The riots: stand up to this class-hate blitz on the poor!

Submitted by dalcassian on 14 August, 2011 - 10:44

By Sean Matgamna

After the riots in the streets, the Establishment itself is now rioting and running amok – against the poor, the deprived, the socially excluded, awkward-squad young people, and anyone who committed what would normally be a petty offence during the riots and looting.

The press and Tory politicians are whipping up a crusade of class hatred and class scapegoating against the poor. The language is that of stark class hatred. They talk of a revolt of the 'chavs'. Some of them denounce the rioters and looters as "feral rats".

Hundreds have already been jailed, for trivial offences.

Women with young children are being jailed for petty theft and "receiving" such things as a looted pair of trainers! Police are breaking into flats mob-handed looking for looted goods.

While the politicians rant, the judges and magistrates inflict custodial sentences for petty offences on children and adolescents, remanding them without bail and then jailing them.

So far [Sunday, 14] 2275 people have been arrested in connection with the disturbances, more than half of them under 18. The Daily Telegraph estimates that one in five of those who have so far appeared in court are children.
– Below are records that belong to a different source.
## Files before the change

diff-vits_amd/csrc/dv_common.h:

```cpp
#pragma once
#include <hip/hip_runtime.h>
#include <stdint.h>

typedef unsigned short bf16_t;

enum { DV_ZERO_PAGE_BYTES = 32768 };
enum { EPI_STORE = 0, EPI_RESIDUAL = 1, EPI_GEGLU = 2, EPI_STORE_NCT = 3 };
enum { UP_NONE = 0, UP_X2 = 1, UP_SIZE = 2 };

struct GemmSeg {
  const bf16_t* a0_hi; const bf16_t* a0_lo;
  const bf16_t* a1_hi; const bf16_t* a1_lo;
  int c0, c1;
  int taps;
  int pad;
  int nkt;
};

struct GnxParams {
  unsigned long long* xchg;
  unsigned* status;
  const float* gamma; const float* beta;
  const float* tscale; const float* tshift; int ld_t;
  int groups; float eps; int silu;
// ... 97 lines not shown
struct ChainFFParams {
  int M, C, T;
  int Tv;
  const bf16_t* a_hi; const bf16_t* a_lo;
  const float* rowstat; float ln_eps;
  const bf16_t* wg_hi; const bf16_t* wg_lo; const float* bg; const float* ug;
  const bf16_t* wm_hi; const bf16_t* wm_lo; const float* bm;
  const float* res;
  float* out; float* stats16;
  bf16_t* out_hi; bf16_t* out_lo;
  GnxParams gnx;
};
bool chain_ff_supported(const ChainFFParams& p, int precision);
int chain_ff_gnx_plan(const ChainFFParams& p, int n_cu);
hipError_t launch_chain_ff(const ChainFFParams& p, int precision, hipStream_t st);

struct FFSplitParams {
  int M, C, T;
  int rows;
  int Tv;
  int nspl;
  const bf16_t* a_hi; const bf16_t* a_lo;
  const float* rowstat; float ln_eps;
  const bf16_t* wg_hi; const bf16_t* wg_lo; const float* bg; const float* ug;
  const bf16_t* wm_hi; const bf16_t* wm_lo; const float* bm;
  const float* res;
  float* out; float* stats16;
  bf16_t* out_hi; bf16_t* out_lo;
  float* xbuf;
  unsigned long long* flags;
// ... 154 lines not shown
```

diff-vits_amd/csrc/engine.hip:

```cpp
#include "../../include/dvits_hip.h"
#include "dv_common.h"

#include <atomic>
#include <cmath>
#include <cstdarg>
#include <cstdio>
#include <cstdlib>
#include <cstring>
#include <functional>
#include <map>
#include <memory>
#include <string>
#include <type_traits>
#include <vector>

static thread_local char g_err[1024] = "";
int dv_fail(int code, const char* fmt, ...) {
  va_list ap;
  va_start(ap, fmt);
  vsnprintf(g_err, sizeof(g_err), fmt, ap);
  va_end(ap);
  return code;
}
extern "C" const char* dv_last_error(void) { return g_err; }
// ... 584 lines not shown
    Planes y, sy, sr;
    if (!gnx_offer(prod, nn, &y, &sy, &sr)) return;
    const bool cat = nn.skip.C > 0;
    out.n_hi = y.hi; out.n_lo = y.lo; out.n_pre = nn.pre;
    if (cat) { out.sn_hi = sy.hi; out.sn_lo = sy.lo; out.sr_hi = sr.hi; out.sr_lo = sr.lo; }
    const bool fp32_unread = cat && nn.raw && !u->keep_intermediates;
    if (nn.raw && !prod.out_hi) out_planes(prod, out);
    if (fp32_unread && cat_drop_fp32) prod.out = nullptr;
  }
  template <class P> void out_planes(P& prod, Act& out) {
    Planes pl = alloc_planes((size_t)prod.M * out.C);
    out.pl_hi = pl.hi; out.pl_lo = pl.lo; prod.out_hi = pl.hi; prod.out_lo = pl.lo;
  }
  bool ff_split_on = [] { const char* e = getenv("DVITS_FF_SPLIT"); return !(e && e[0] == '0'); }();
  bool chain_ff_on = [] { const char* e = getenv("DVITS_CHAIN_FF"); return !(e && e[0] == '0'); }();
  bool chain_split_on = [] { const char* e = getenv("DVITS_CHAIN_SPLIT"); return !(e && e[0] == '0'); }();
  bool chain_xsplit_on = [] { const char* e = getenv("DVITS_CHAIN_XSPLIT"); return !(e && e[0] == '0'); }();
  bool qkv_split_on = [] { const char* e = getenv("DVITS_QKV_SPLIT"); return !(e && e[0] == '0'); }();
  int qkv_split_min_wg = [] { const char* e = getenv("DVITS_QKV_SPLIT_MIN_WG"); return e ? atoi(e) : 96; }();
  int qkv_split_min_c = [] { const char* e = getenv("DVITS_QKV_SPLIT_MIN_C"); return e ? atoi(e) : 256; }();
  bool qkv_xa_on = [] { const char* e = getenv("DVITS_QKV_XA"); return !(e && e[0] == '0'); }();
  int qkv_xa_min_c = [] { const char* e = getenv("DVITS_QKV_XA_MIN_C"); return e ? atoi(e) : 256; }();
  int ff_split_min_wg = [] { const char* e = getenv("DVITS_FF_SPLIT_MIN_WG"); return e ? atoi(e) : 96; }();
  bool gnx_ff_on = [] { const char* e = getenv("DVITS_GNX_FF"); return !(e && e[0] == '0'); }();
  bool cat_drop_fp32 = [] { const char* e = getenv("DVITS_GNX_CONCAT_KEEP_FP32"); return !(e && e[0] == '1'); }();

  int conv3_min_tiles = [] { const char* e = getenv("DVITS_CONV3_MIN_TILES"); return e ? atoi(e) : 64; }();
  int conv3_route(const GemmParams& g) const {
    if (arena.exact || autotune_on() || prec != DV_PREC_BF16X3) return 0;
    GemmParams t = g;
// ... 338 lines not shown
    b.w_q2 = pack(tb + "q2", C, C, {{tb + "attn2.to_q.weight", 0, C, 1, C, 0, 0, tb + "norm2.weight", 0}},
                  {{"", "", tb + "attn2.to_q.weight", tb + "norm2.bias", C, C, 0, 0}});
    b.w_o2 = pack(tb + "out2", C, C, {{tb + "attn2.to_out.0.weight", 0, C, 1, C, 0, 0, "", 0}},
                  {{tb + "attn2.to_out.0.bias", "", "", "", C, 0, 0, 0}});
    b.w_gg = pack(tb + "geglu", 8 * C, C, {{tb + "ff.net.0.proj.weight", 0, C, 1, C, 0, 0, tb + "norm3.weight", 1}},
                  {{tb + "ff.net.0.proj.bias", "", tb + "ff.net.0.proj.weight", tb + "norm3.bias", 8 * C, C, 0, 1}});
    b.merged_ffproj = merge_ff && fuse_ln && !u->keep_intermediates;
    b.w_ff = b.merged_ffproj ? b.w_gg : pack(tb + "ffout", C, 4 * C, {{tb + "ff.net.2.weight", 0, 4 * C, 1, 4 * C, 0, 0, "", 0}},
                                             {{tb + "ff.net.2.bias", "", "", "", C, 0, 0, 0}});
    b.w_out = b.merged_ffproj ? b.w_gg : pack(p + "proj_out", C, C, {{p + "proj_out.weight", 1, C, 1, C, 0, 0, "", 0}},
                                              {{p + "proj_out.bias", "", "", "", C, 0, 0, 0}});
    if (!b.w_in || !b.w_qkv || !b.w_o1 || !b.w_q2 || !b.w_o2 || !b.w_gg || !b.w_ff || !b.w_out) return Act{};

    float* h3 = nullptr;
    LnIn l3;
    if (chain_ok(b.Tp, C) && x.stat16) {
      if (!(frag(b.w_in) && frag(b.w_qkv) && frag(b.w_o1) && frag(b.w_q2))) return Act{};
      float* h = nullptr;
      const Planes ao = xf_head(ops, b, h);
      if (!xf_tail(ops, b, h, ao, h3, l3)) return Act{};
    } else h3 = xf_attention_gemms(ops, b, l3);
    return xf_ff(ops, b, h3, l3, want_planes);
  }

  Planes xf_head(std::vector<OpFn>& ops, const Xf& b, float*& h) {
    const int C = b.C, Tn = b.Tn, Tp = b.Tp, M = b.M;
    h = alloc((size_t)M * C);
    const int dh = C / u->cfg.num_heads;
    const bool sa_frag = attn_frag_on && !arena.exact && C % u->cfg.num_heads == 0 && dh % 16 == 0 && dh <= 64;
    float* qkv = alloc((size_t)M * (sa_frag ? 1 : 3) * C);
    Planes kf, vf;
    if (sa_frag) { kf = alloc_planes((size_t)M * C); vf = alloc_planes((size_t)M * C); }
    ChainParams cp{};
    cp.M = M; cp.C = C; cp.T = Tp; cp.Tv = Tn; cp.amode = 1;
    cp.x = b.x.p; cp.stat16 = b.x.stat16; cp.gamma = W(b.p + "norm.weight"); cp.beta = W(b.p + "norm.bias"); cp.gn_eps = 1e-6f;
    cp.groups = u->cfg.norm_num_groups;
    cp.w1_hi = b.w_in->fhi; cp.w1_lo = b.w_in->flo; cp.Kp1 = b.w_in->Kp; cp.b1 = b.w_in->bias; cp.res = nullptr; cp.out1 = h;
// ... 14 lines not shown
    if (sa_frag) {
      AttnFragParams a{};
      a.q = qkv; a.ldq = C;
      a.kf_hi = kf.hi; a.kf_lo = kf.lo; a.vf_hi = vf.hi; a.vf_lo = vf.lo;
      const int nT = Tp / 32;
      a.k_b = nT * (C / 16); a.k_h = dh / 16; a.k_t = C / 16;
      a.v_b = nT * (C / 32) * 2; a.v_h = 0; a.v_t = (C / 32) * 2; a.v_kb = 1; a.v_nb = 2; a.self_layout = 1;
      a.bias = nullptr; a.bias_ld = 0;
      ao = attention_frag(ops, a, Tp, Tn, C);
      release(kf); release(vf);
    } else ao = attention(ops, qkv, 3 * C, qkv + C, qkv + 2 * C, 3 * C, nullptr, Tp, Tn, C, Tp);
    release(qkv);
    return ao;
  }

  bool xf_tail(std::vector<OpFn>& ops, const Xf& b, float* h, Planes ao, float*& h3, LnIn& l3) {
    const int C = b.C, M = b.M;
    if (xa_ok(b.Tp, C) && cross_frag.count(b.p)) {
      if (!frag(b.w_o2)) return false;
      float* h2 = alloc((size_t)M * C);
      h3 = alloc((size_t)M * C);
      l3 = ln_planes(M, C);
      xf_xattn_chain(ops, b, h, ao, h2, h3, l3);
      release(ao); release(h);
      probe(b.tb + "attn1", h2, b.Tn, C);
      release(h2);
      probe(b.tb + "attn2", h3, b.Tn, C);
      return true;
    }
    float* h2 = alloc((size_t)M * C);
    float* q2 = alloc((size_t)M * C);
    ChainParams cp = tail_chain(b, h, ao, h2);
    cp.out2 = q2;
    {
      const int rbs = M / 32, cus = n_cu > 0 ? n_cu : 256, nsg = C / 128;
      cp.nsplit = (chain_split_on && nsg >= 2 && rbs * nsg <= cus) ? nsg : 1;
    }
    const int n_qflags = qkv_split_flags(cp);
// ... 3 lines not shown
    if (!split) chain(ops, cp, "to_out+res+LN+to_q");
    release(ao); release(h);
    probe(b.tb + "attn1", h2, b.Tn, C);
    h3 = cross_attention_out(ops, b, q2, h2, l3);
    return true;
  }
  ChainParams tail_chain(const Xf& b, float* h, Planes ao, float* h2) {
    ChainParams cp{};
    cp.M = b.M; cp.C = b.C; cp.T = b.Tp; cp.Tv = b.Tn; cp.amode = 0;
    cp.a_hi = ao.hi; cp.a_lo = ao.lo;
    cp.w1_hi = b.w_o1->fhi; cp.w1_lo = b.w_o1->flo; cp.Kp1 = b.w_o1->Kp; cp.b1 = b.w_o1->bias; cp.res = h; cp.out1 = h2;
    cp.w2_hi = b.w_q2->fhi; cp.w2_lo = b.w_q2->flo; cp.Kp2 = b.w_q2->Kp; cp.b2 = b.w_q2->bias; cp.u2 = b.w_q2->u;
    cp.passes = 1; cp.out2 = nullptr; cp.ldo2 = b.C; cp.ln_eps = 1e-5f;
    return cp;
  }
  void xf_xattn_chain(std::vector<OpFn>& ops, const Xf& b, float* h, Planes ao, float* h2, float* h3, const LnIn& l3) {
    const int C = b.C, Tp = b.Tp, M = b.M;
    const XFrag& xf = cross_frag[b.p];
    ChainParams cp = tail_chain(b, h, ao, h2);
    cp.xa_kf_hi = xf.kf_hi; cp.xa_kf_lo = xf.kf_lo; cp.xa_vf_hi = xf.vf_hi; cp.xa_vf_lo = xf.vf_lo; cp.xa_bias = xbias;
    cp.xa_nT = (L + 31) / 32; cp.xa_d = C / u->cfg.num_heads;
    cp.xa_qscale = (1.0f / sqrtf((float)cp.xa_d)) * 1.44269504088896340736f;
    cp.w3_hi = b.w_o2->fhi; cp.w3_lo = b.w_o2->flo; cp.b3 = b.w_o2->bias;
    cp.out3 = h3; cp.out3_hi = l3.pl.hi; cp.out3_lo = l3.pl.lo; cp.rowstat3 = l3.stat;
    {
      const int rbs = M / 32, cus = n_cu > 0 ? n_cu : 256;
      if (chain_xsplit_on && C == 256 && rbs * 2 <= cus && rbs <= 4096 && (dry || u->sk_tickets)) {
        cp.nsplit = 2;
        cp.xs_buf = alloc((size_t)rbs * 2 * C * 32);
        cp.xs_ticket = dry ? reinterpret_cast<unsigned*>(0x1000) : u->sk_tickets;
      }
    }
    ChainParams cq = cp;
    cq.nsplit = 1; cq.xs_buf = nullptr; cq.xs_ticket = nullptr;
    const double xattn_flops = 4.0 * B * u->cfg.num_heads * (double)Tp * L * cp.xa_d + 2.0 * (double)M * C * C;
    const int n_wg = (M / 64) * (C / 64);
    bool split_xa = qkv_split_on && qkv_xa_on && C >= qkv_xa_min_c && handover_ok() && !autotune_on() &&
                    Tp % 64 == 0 && (M / 64) % 8 == 0 && n_wg <= n_cu && n_wg >= qkv_split_min_wg && u->cfg.num_heads == 8 &&
                    gnx_used + (size_t)2 * n_wg <= dv_unet::GNX_POOL;
    Planes oxa;
    if (split_xa) {
      oxa = alloc_planes((size_t)M * C);
      cq.qs_o_hi = oxa.hi; cq.qs_o_lo = oxa.lo;
      split_xa = qkv_split(ops, cq, strf("to_out+res+LN+to_q+xattn+to_out+res (%d wg / 64 rows) M=%d C=%d", C / 64, M, C), xattn_flops);
      if (!split_xa) release(oxa);
    }
    if (!split_xa)
      chain(ops, cp, cp.nsplit == 2 ? "to_out+res+LN+to_q+xattn(2 wg)+to_out+res" : "to_out+res+LN+to_q+xattn+to_out+res", xattn_flops);
    if (cp.xs_buf) release(cp.xs_buf);
    if (split_xa) release(oxa);
  }

  float* xf_attention_gemms(std::vector<OpFn>& ops, const Xf& b, LnIn& l3) {
    const int C = b.C, Tn = b.Tn, Tp = b.Tp, M = b.M;
    float* h = alloc((size_t)M * C);
    LnIn l1;
    {
      GemmParams g = gp_base(Tn, M, C);
      g.out = h; l1 = ln_produce(g, M, C);
      Planes gn;
      if (b.x.n_hi && b.x.n_pre == b.p + "norm") { gn.hi = b.x.n_hi; gn.lo = b.x.n_lo; }
// ... 36 lines not shown
    Planes ao;
    if (attn_frag_on && !arena.exact && cross_frag.count(b.p)) ao = cross_attention_frag(ops, b.p, q2, Tp, C);
    else ao = attention(ops, q2, C, kv, kv + C, 2 * C, mask_bias, Tp, L, C);
    release(q2);
    float* h3 = alloc((size_t)M * C);
    {
      GemmParams g = gp_base(b.Tn, M, C); g.seg[0] = seg(ao, C, Planes{}, 0, 1, 0);
      g.epi = EPI_RESIDUAL; g.res = h2; g.out = h3; l3 = ln_produce(g, M, C);
      gemm(ops, g, b.w_o2, C);
    }
    release(ao); release(h2);
    probe(b.tb + "attn2", h3, b.Tn, C);
    return h3;
  }

  Act xf_ff(std::vector<OpFn>& ops, const Xf& b, float* h3, LnIn& l3, bool want_planes) {
    const int C = b.C, Tp = b.Tp, M = b.M;
    const bool one_launch = b.merged_ffproj && chain_on && !arena.exact && l3.stat && b.x.stat16;
    ChainFFParams cf{};
    cf.M = M; cf.C = C; cf.T = Tp; cf.Tv = b.Tn;
    FFSplitParams fs{};
    fs.M = M; fs.C = C; fs.T = Tp; fs.Tv = b.Tn; fs.nspl = C == 256 ? 4 : 8;
    fs.rows = ff_split_rows(C, M, Tp, fs.nspl, n_cu);
    const int ff_wg = (M / fs.rows) * fs.nspl;
    const size_t n_flags = (size_t)ff_wg * 8;
    if (one_launch && chain_ff_on && chain_ff_supported(cf, prec)) return ff_launch(ops, b, cf, h3, l3, want_planes);
    else if (one_launch && ff_split_on && handover_ok() && !autotune_on() && (C == 256 || C == 384 || C == 512) &&
             ff_split_supported(fs, prec) && (ff_wg <= n_cu || gemm_handover_rounds()) && ff_wg >= ff_split_min_wg &&
             gnx_used + n_flags <= dv_unet::GNX_POOL)
      return ff_launch(ops, b, fs, h3, l3, want_planes);
    else return xf_ff_gemms(ops, b, h3, l3, want_planes);
  }
  const PackedW* ffproj_weight(const Xf& b) {
    const int C = b.C;
    const std::string &p = b.p, &tb = b.tb;
    const std::string mw = tb + "__ffproj.weight", mb = tb + "__ffproj.bias";
    if (!dry && !u->packed.count(p + "ffproj")) {
      const float* Wo = W(p + "proj_out.weight"); const float* W2 = W(tb + "ff.net.2.weight");
      const float* bo = W(p + "proj_out.bias"); const float* b2 = W(tb + "ff.net.2.bias");
      float* dw = derived(mw, {C, 4 * C});
      float* db = derived(mb, {C});
      if (!Wo || !W2 || !bo || !b2 || !dw || !db) return nullptr;
      (void)launch_matmul_f32(Wo, W2, dw, C, C, 4 * C, pack_stream);
      (void)launch_fold_bias(Wo, bo, b2, db, C, C, 0, 0, pack_stream);
    }
    return pack(p + "ffproj", C, 5 * C, {{p + "proj_out.weight", 1, C, 1, C, 0, 0, "", 0}, {mw, 0, 4 * C, 1, 4 * C, C, 0, "", 0}},
                {{mb, "", "", "", C, 0, 0, 0}});
  }
  template <class FF> Act ff_launch(std::vector<OpFn>& ops, const Xf& b, FF fp, float* h3, LnIn& l3, bool want_planes) {
    constexpr bool split = std::is_same<FF, FFSplitParams>::value;
    const int C = b.C, M = b.M;
    const PackedW* w_m = ffproj_weight(b);
    if (!w_m || !frag(b.w_gg) || !frag(w_m)) return Act{};
    Act out{};
    out.p = alloc((size_t)M * C); out.C = C; out.T = b.Tn; out.Tp = b.Tp; alloc_stat(out, true);
    fp.a_hi = l3.pl.hi; fp.a_lo = l3.pl.lo; fp.rowstat = l3.stat; fp.ln_eps = 1e-5f;
    fp.wg_hi = b.w_gg->fhi; fp.wg_lo = b.w_gg->flo; fp.bg = b.w_gg->bias; fp.ug = b.w_gg->u;
    fp.wm_hi = w_m->fhi; fp.wm_lo = w_m->flo; fp.bm = w_m->bias;
    fp.res = b.x.p; fp.out = out.p; fp.stats16 = out.stat16;
    if constexpr (split) {
      const Handover ho = handover((size_t)(M / fp.rows) * fp.nspl * 8);
      fp.flags = ho.flags; fp.status = ho.status; fp.spin_max = gnx_spin;
      fp.xbuf = alloc(ff_split_xbuf_floats(M, C, fp.nspl, fp.rows));
    }
    if (want_planes) out_planes(fp, out);
    offer_next(fp, out);
    const double flops = 2.0 * (double)M * C * (8.0 * C + 5.0 * C);
    const char* gnx = fp.gnx.xchg ? "+gnx" : "";
    const int pr = prec;
    if constexpr (split) {
      emit_launch(ops, "chain", flops, strf("LN+GEGLU+ffproj+res%s (%d wg / %d rows) M=%d C=%d", gnx, fp.nspl, fp.rows, M, C),
                  [fp, pr](hipStream_t st) { return launch_ff_split(fp, pr, st); });
      release(fp.xbuf);
    } else {
      emit_launch(ops, "chain", flops, strf("LN+GEGLU+ffproj+res%s M=%d C=%d", gnx, M, C),
                  [fp, pr](hipStream_t st) { return launch_chain_ff(fp, pr, st); });
    }
    ln_release(l3);
    release(h3);
    probe(b.p.substr(0, b.p.size() - 1), out.p, b.Tn, C);
    return out;
  }
  Act xf_ff_gemms(std::vector<OpFn>& ops, const Xf& b, float* h3, LnIn& l3, bool want_planes) {
    const int C = b.C, Tn = b.Tn, Tp = b.Tp, M = b.M;
    Planes gg = alloc_planes((size_t)M * 4 * C);
    {
      GemmParams g = gp_base(Tn, M, 8 * C);
      g.epi = EPI_GEGLU; g.out_hi = gg.hi; g.out_lo = gg.lo; g.ldo = 4 * C; ln_consume(ops, g, l3, h3, b.w_gg, M, C); gemm(ops, g, b.w_gg, C);
    }
    if (b.merged_ffproj) {
      const PackedW* w_m = ffproj_weight(b);
      if (!w_m) return Act{};
      Act out{};
      out.p = alloc((size_t)M * C); out.C = C; out.T = Tn; out.Tp = Tp; alloc_stat(out);
// ... 1196 lines not shown
```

At least 1000 more arrests are predicted and promised.

The courts are sitting all day and sometimes through the night. [The Daily Telegraph, Tuesday, Aug 16 Carried as is front page headline: "Ignore the rule book and lock up looters, JPs told"]

The Judges and Magistrates spout long bottled-up class hatred. They sound like people suddenly released from the constraints of pretend-decency and the need to hide their ingrained class prejudices.

It is as if Britain has been plunged back decades - or into Victorian times.

What's going on? The Tories are riding the tide of resentment and fear generated by the riots and looting to promote their own regressive law and order agenda. That agenda has as much to do with preparing for the working class reaction which they expect when the cuts really begin to bite as it does with responding to the riots and the looting.

They see their chance. And they've grabbed it with both hands. All is now "criminality", pure criminality. And social conditions, exclusion, deprivation? Nothing to do with it. All is criminality, criminality, criminality!

No one with any sense will endorse, still less glorify or romanticise, the four-day outbreak of street violence, random destruction and pitiful looting that swept over Britain last week. But the Labour Movement needs to come out firmly and loudly in defence of those now being subjected to a reign of terror by the press, the police, the courts, right wing politicians like the Prie Minister and Tory-run local councils.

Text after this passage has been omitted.